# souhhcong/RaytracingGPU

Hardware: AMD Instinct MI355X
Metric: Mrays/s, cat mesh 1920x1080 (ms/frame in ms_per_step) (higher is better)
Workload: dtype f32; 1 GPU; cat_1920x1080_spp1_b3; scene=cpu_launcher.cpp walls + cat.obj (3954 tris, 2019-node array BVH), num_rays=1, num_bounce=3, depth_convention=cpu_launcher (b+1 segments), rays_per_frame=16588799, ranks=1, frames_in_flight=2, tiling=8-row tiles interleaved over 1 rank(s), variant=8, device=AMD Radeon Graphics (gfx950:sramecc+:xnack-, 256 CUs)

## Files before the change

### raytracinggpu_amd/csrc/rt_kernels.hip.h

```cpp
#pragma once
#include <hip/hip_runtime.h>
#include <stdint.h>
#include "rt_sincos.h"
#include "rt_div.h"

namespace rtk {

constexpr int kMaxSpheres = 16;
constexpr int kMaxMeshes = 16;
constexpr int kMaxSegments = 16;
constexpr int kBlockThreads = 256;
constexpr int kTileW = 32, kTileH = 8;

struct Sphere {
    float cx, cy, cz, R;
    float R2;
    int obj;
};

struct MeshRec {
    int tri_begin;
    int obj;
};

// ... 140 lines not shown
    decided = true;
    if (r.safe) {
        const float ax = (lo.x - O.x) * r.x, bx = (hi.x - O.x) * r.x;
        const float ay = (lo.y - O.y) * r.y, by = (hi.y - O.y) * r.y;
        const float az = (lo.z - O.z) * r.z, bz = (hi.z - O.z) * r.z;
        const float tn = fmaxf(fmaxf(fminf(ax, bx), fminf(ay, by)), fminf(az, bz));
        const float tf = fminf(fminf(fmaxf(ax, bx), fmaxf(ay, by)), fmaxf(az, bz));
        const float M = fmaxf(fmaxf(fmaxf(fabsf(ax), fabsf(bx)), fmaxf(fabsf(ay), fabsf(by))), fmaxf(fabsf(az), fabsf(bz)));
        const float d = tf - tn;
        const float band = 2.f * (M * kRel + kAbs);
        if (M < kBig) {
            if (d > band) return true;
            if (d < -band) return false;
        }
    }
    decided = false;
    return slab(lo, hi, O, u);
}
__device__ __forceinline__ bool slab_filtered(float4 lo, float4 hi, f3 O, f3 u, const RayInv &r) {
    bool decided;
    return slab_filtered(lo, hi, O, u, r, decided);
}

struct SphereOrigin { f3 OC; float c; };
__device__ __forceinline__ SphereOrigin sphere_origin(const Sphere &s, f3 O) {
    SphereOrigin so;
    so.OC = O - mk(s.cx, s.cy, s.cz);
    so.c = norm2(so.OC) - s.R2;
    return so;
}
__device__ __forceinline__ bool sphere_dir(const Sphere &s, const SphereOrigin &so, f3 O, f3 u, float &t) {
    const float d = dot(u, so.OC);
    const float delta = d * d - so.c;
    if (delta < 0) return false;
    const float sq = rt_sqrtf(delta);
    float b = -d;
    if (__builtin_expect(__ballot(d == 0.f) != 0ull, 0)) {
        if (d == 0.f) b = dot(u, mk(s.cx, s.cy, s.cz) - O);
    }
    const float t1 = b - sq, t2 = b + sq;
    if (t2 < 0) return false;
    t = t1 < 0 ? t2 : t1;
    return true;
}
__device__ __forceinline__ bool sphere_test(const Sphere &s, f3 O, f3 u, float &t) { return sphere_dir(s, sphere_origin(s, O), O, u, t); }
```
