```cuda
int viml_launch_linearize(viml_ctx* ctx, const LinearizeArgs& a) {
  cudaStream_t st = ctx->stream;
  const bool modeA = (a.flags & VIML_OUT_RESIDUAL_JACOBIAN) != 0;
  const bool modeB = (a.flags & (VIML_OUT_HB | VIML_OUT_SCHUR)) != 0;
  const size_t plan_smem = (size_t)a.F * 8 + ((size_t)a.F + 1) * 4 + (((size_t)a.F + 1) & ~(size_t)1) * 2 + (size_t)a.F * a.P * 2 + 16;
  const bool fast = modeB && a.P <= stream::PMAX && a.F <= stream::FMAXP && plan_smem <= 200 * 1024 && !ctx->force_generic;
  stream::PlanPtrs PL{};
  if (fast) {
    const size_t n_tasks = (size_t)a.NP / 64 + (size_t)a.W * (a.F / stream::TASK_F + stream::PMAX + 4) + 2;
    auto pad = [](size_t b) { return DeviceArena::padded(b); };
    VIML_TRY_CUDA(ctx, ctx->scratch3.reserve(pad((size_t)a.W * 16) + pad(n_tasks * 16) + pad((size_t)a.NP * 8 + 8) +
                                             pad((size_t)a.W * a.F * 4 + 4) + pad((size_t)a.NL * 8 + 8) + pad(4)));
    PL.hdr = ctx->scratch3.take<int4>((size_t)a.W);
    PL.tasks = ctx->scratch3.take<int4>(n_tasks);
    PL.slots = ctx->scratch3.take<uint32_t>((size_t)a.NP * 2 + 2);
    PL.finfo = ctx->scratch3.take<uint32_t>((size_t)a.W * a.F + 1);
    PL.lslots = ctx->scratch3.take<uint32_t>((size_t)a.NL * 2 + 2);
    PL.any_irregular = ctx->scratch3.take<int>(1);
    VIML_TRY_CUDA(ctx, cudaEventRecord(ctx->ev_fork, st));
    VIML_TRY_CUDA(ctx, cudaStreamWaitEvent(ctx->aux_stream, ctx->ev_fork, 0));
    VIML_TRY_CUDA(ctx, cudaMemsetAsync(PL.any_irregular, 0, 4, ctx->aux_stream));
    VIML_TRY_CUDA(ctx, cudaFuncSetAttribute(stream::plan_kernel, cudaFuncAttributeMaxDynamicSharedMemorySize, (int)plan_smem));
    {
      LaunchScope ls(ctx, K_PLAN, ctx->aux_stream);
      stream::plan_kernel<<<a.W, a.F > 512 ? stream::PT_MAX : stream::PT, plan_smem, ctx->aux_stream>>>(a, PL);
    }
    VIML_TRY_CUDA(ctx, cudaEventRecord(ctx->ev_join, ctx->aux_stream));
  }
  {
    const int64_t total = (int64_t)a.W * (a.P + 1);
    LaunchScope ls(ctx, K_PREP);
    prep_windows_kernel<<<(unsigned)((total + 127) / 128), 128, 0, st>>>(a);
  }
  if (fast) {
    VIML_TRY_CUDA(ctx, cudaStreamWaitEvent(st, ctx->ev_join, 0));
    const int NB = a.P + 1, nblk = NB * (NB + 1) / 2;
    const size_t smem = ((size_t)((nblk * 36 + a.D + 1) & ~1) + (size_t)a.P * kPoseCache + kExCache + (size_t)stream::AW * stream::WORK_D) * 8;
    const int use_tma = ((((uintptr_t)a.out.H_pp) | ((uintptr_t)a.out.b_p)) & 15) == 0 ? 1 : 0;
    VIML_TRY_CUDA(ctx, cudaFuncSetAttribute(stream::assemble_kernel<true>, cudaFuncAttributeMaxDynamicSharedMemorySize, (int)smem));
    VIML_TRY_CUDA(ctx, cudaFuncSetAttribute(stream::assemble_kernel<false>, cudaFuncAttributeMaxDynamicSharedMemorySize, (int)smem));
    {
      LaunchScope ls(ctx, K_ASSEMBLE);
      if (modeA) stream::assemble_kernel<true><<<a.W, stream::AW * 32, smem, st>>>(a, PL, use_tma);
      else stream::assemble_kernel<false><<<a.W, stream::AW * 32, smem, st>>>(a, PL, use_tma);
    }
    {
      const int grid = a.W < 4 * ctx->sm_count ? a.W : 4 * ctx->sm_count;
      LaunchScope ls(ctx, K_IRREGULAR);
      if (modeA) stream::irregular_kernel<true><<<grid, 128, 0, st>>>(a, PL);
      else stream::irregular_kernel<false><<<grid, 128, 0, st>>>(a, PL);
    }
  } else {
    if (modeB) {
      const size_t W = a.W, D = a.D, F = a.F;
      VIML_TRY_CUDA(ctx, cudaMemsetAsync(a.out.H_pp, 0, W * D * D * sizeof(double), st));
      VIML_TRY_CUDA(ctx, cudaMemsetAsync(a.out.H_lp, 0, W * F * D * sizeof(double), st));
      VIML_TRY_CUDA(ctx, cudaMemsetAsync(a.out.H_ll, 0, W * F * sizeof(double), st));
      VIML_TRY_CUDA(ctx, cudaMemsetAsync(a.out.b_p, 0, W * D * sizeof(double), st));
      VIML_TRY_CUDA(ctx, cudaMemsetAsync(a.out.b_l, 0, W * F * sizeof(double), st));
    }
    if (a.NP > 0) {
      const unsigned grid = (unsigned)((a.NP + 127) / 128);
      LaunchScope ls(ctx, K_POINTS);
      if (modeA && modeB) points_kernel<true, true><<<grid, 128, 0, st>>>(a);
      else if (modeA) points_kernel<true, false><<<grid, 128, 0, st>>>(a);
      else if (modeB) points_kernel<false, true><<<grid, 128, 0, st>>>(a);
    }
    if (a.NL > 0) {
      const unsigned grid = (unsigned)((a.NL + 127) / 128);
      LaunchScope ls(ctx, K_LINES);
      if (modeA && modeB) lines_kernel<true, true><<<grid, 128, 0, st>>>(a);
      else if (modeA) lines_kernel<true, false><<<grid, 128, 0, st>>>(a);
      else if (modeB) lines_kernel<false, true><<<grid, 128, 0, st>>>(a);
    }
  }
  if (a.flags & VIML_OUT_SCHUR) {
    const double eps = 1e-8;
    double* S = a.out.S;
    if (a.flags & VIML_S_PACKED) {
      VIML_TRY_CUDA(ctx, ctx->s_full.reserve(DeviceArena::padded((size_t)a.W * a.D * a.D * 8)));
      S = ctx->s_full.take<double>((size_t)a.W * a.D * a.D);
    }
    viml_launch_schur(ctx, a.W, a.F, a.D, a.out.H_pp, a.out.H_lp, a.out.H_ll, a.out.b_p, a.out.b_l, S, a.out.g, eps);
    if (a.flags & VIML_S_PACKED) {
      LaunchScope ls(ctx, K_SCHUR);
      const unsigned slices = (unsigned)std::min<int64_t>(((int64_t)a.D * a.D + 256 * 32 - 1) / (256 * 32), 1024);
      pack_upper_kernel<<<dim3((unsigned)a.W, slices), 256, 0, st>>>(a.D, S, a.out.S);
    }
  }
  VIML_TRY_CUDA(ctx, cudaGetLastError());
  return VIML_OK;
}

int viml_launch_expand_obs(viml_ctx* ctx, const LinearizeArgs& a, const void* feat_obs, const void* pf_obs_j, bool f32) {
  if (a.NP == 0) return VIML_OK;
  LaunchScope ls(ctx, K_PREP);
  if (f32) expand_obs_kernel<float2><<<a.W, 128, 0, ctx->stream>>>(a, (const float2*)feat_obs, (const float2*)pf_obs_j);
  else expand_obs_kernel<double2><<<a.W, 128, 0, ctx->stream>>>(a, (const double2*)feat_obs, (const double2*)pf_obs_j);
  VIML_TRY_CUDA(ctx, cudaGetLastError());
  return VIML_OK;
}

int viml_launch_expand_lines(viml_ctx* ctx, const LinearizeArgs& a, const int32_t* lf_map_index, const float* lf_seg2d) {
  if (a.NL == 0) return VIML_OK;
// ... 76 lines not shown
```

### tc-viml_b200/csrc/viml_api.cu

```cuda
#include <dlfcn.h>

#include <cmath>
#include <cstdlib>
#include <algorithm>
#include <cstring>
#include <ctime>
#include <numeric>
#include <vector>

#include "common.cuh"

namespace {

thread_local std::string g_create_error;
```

---

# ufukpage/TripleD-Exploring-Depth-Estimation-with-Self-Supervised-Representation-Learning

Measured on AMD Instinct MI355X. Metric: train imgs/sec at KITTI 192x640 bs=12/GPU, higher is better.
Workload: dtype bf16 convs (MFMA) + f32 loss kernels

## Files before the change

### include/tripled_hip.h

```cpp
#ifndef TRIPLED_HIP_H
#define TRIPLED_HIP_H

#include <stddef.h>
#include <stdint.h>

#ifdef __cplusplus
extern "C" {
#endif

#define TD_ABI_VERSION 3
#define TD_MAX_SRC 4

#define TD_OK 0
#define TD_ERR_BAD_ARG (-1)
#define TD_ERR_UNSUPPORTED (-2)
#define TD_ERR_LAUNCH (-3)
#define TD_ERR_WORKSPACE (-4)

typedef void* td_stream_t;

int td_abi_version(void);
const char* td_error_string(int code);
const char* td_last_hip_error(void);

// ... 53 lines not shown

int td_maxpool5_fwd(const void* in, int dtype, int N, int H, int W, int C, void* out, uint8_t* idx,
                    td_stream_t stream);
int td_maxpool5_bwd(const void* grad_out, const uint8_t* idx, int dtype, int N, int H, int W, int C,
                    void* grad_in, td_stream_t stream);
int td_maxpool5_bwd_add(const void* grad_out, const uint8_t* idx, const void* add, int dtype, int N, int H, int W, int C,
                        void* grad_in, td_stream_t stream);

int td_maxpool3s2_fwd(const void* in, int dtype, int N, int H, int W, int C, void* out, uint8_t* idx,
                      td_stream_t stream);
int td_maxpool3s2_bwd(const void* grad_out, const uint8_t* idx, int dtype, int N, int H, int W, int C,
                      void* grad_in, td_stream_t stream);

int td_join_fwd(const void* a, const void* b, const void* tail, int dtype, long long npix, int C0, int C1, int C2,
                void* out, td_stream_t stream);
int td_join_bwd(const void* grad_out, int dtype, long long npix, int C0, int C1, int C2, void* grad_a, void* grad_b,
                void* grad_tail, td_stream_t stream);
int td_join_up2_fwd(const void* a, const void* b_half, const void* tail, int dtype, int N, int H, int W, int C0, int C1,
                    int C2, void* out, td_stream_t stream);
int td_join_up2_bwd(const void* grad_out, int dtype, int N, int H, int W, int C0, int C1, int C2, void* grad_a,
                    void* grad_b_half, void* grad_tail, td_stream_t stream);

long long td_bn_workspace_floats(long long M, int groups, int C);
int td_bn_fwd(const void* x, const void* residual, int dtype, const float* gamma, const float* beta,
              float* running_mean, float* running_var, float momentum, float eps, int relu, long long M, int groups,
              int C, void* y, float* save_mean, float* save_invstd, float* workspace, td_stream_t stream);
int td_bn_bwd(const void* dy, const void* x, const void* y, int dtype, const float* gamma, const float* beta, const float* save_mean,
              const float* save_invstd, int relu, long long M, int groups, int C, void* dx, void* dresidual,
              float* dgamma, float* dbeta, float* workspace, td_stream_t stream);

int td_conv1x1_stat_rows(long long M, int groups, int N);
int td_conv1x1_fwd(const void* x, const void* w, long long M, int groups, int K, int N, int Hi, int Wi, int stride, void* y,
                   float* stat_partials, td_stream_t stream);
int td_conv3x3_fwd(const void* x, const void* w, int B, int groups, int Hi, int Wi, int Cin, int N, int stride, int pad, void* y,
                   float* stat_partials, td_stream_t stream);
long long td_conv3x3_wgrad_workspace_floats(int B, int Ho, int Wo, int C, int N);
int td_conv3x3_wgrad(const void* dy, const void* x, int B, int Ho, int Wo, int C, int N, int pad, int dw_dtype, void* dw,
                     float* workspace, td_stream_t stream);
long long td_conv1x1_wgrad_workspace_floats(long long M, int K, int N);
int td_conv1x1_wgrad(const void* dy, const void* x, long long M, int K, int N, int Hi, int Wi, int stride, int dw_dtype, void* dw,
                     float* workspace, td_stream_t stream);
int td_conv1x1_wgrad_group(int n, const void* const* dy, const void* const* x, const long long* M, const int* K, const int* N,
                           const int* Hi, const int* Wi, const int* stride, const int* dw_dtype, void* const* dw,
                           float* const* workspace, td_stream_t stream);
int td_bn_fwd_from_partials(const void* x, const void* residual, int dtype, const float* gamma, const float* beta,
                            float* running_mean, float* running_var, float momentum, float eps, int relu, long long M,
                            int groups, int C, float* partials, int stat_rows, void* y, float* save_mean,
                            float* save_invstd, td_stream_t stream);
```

→ Assignment
Nothing but the lines holding the word "PMAX" should be returned from the listing above.

→ Exercise answer
  const bool fast = modeB && a.P <= stream::PMAX && a.F <= stream::FMAXP && plan_smem <= 200 * 1024 && !ctx->force_generic;
    const size_t n_tasks = (size_t)a.NP / 64 + (size_t)a.W * (a.F / stream::TASK_F + stream::PMAX + 4) + 2;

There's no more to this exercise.